All of lore.kernel.org
 help / color / mirror / Atom feed
From: Jerome Glisse <jglisse@redhat.com>
To: Balbir Singh <bsingharora@gmail.com>
Cc: akpm@linux-foundation.org, linux-kernel@vger.kernel.org,
	linux-mm@kvack.org, John Hubbard <jhubbard@nvidia.com>,
	Dan Williams <dan.j.williams@intel.com>,
	Naoya Horiguchi <n-horiguchi@ah.jp.nec.com>,
	David Nellans <dnellans@nvidia.com>,
	Evgeny Baskakov <ebaskakov@nvidia.com>,
	Mark Hairgrove <mhairgrove@nvidia.com>,
	Sherry Cheung <SCheung@nvidia.com>,
	Subhash Gutti <sgutti@nvidia.com>
Subject: Re: [HMM 14/16] mm/hmm/devmem: device memory hotplug using ZONE_DEVICE
Date: Fri, 7 Apr 2017 12:26:37 -0400	[thread overview]
Message-ID: <20170407162636.GB15945@redhat.com> (raw)
In-Reply-To: <20170407020254.GA13927@redhat.com>

On Thu, Apr 06, 2017 at 10:02:55PM -0400, Jerome Glisse wrote:
> On Fri, Apr 07, 2017 at 11:37:34AM +1000, Balbir Singh wrote:
> > On Wed, 2017-04-05 at 16:40 -0400, Jérôme Glisse wrote:
> > > This introduce a simple struct and associated helpers for device driver
> > > to use when hotpluging un-addressable device memory as ZONE_DEVICE. It
> > > will find a unuse physical address range and trigger memory hotplug for
> > > it which allocates and initialize struct page for the device memory.
> > > 
> > > Signed-off-by: Jérôme Glisse <jglisse@redhat.com>
> > > Signed-off-by: Evgeny Baskakov <ebaskakov@nvidia.com>
> > > Signed-off-by: John Hubbard <jhubbard@nvidia.com>
> > > Signed-off-by: Mark Hairgrove <mhairgrove@nvidia.com>
> > > Signed-off-by: Sherry Cheung <SCheung@nvidia.com>
> > > Signed-off-by: Subhash Gutti <sgutti@nvidia.com>
> > > ---
> > >  include/linux/hmm.h | 114 +++++++++++++++
> > >  mm/Kconfig          |   9 ++
> > >  mm/hmm.c            | 398 ++++++++++++++++++++++++++++++++++++++++++++++++++++
> > >  3 files changed, 521 insertions(+)
> > > 
> > > +/*
> > > + * To add (hotplug) device memory, HMM assumes that there is no real resource
> > > + * that reserves a range in the physical address space (this is intended to be
> > > + * use by unaddressable device memory).
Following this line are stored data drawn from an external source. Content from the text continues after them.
#include <algorithm>
#include <chrono>
#include <condition_variable>
#include <cstdio>
#include <cstdlib>
#include <cstring>
#include <deque>
#include <fstream>
#include <functional>
#include <future>
#include <memory>
#include <mutex>
#include <string>
#include <thread>
#include <pthread.h>
#include <vector>

namespace {

double nowSec() {
    return std::chrono::duration<double>(std::chrono::steady_clock::now().time_since_epoch()).count();
// ... 380 lines not shown
}

int sd_search_set_chunk_queries(sd_search *s, int32_t chunkQueries) {
    if (!s || chunkQueries < 0) return SD_EINVAL;
    s->par.chunkQueries = chunkQueries;
    return SD_OK;
}

int sd_search_set_records_sink(sd_search *s, sd_records_sink fn, void *user) {
    if (!s) return SD_EINVAL;
    s->recordsSink = fn;
    s->recordsSinkUser = user;
    return SD_OK;
}

int sd_search_set_want_records(sd_search *s, int on) {
    if (!s) return SD_EINVAL;
    s->wantRecords = on != 0;
    return SD_OK;
}

int sd_search_stats(sd_search *s, uint64_t *stats, double *seconds) {
    if (!s) return SD_EINVAL;
    if (stats) memcpy(stats, s->stats, sizeof(s->stats));
    if (seconds) memcpy(seconds, s->seconds, sizeof(s->seconds));
    return SD_OK;
}

int sd_search_download_bytes(sd_search *s, uint64_t *recordBytes, uint64_t *poolBytes) {
    if (!s) return SD_EINVAL;
    uint64_t rec = 0, pool = 0;
    sd_ctx *al[4] = {s->ctxAl, s->ctxAl2, s->ctxAlMore[0], s->ctxAlMore[1]};
    for (sd_ctx *c : al) {
        uint64_t a = 0, b = 0;
        if (c && sd_sw_download_bytes(c, &a, &b) == SD_OK) {
            rec += a;
            pool += b;
        }
    }
    if (recordBytes) *recordBytes = rec;
    if (poolBytes) *poolBytes = pool;
    return SD_OK;
}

It will reserve a physical range big
> > > + * enough and allocate struct page for it.
> > 
> > I've found that the implementation of this is quite non-portable, in that
> > starting from iomem_resource.end+1-size (which is effectively -size) on
> > my platform (powerpc) does not give expected results. It could be that
> > additional changes are needed to arch_add_memory() to support this
> > use case.
> 
> The CDM version does not use that part, that being said isn't -size a valid
> value we care only about unsigned here ? What is the end value on powerpc ?
> In any case this sounds more like a unsigned/signed arithmetic issue, i will
> look into it.
> 
> > 
> > > +
> > > +	size = ALIGN(size, SECTION_SIZE);
> > > +	addr = (iomem_resource.end + 1ULL) - size;
> > 
> > 
> > Why don't we allocate_resource() with the right constraints and get a new
> > unused region?
> 
> The issue with allocate_resource() is that it does scan the resource tree
> from lower address to higher ones. I was told that it was less likely to
> have hotplug issue conflict if i pick highest physicall address for the
> device memory hence why i do my own scan from the end toward the start.
> 
> Again all this function does not apply to PPC, it can be hidden behind
> x86 config if you prefer it.

Ok so i have look into it and there is no arithmetic bug in my code the
issue is simpler than that. It seems only x86 clamp iomem_resource.end to
MAX_PHYSMEM_BITS so using allocate_resource() would just hide the issue.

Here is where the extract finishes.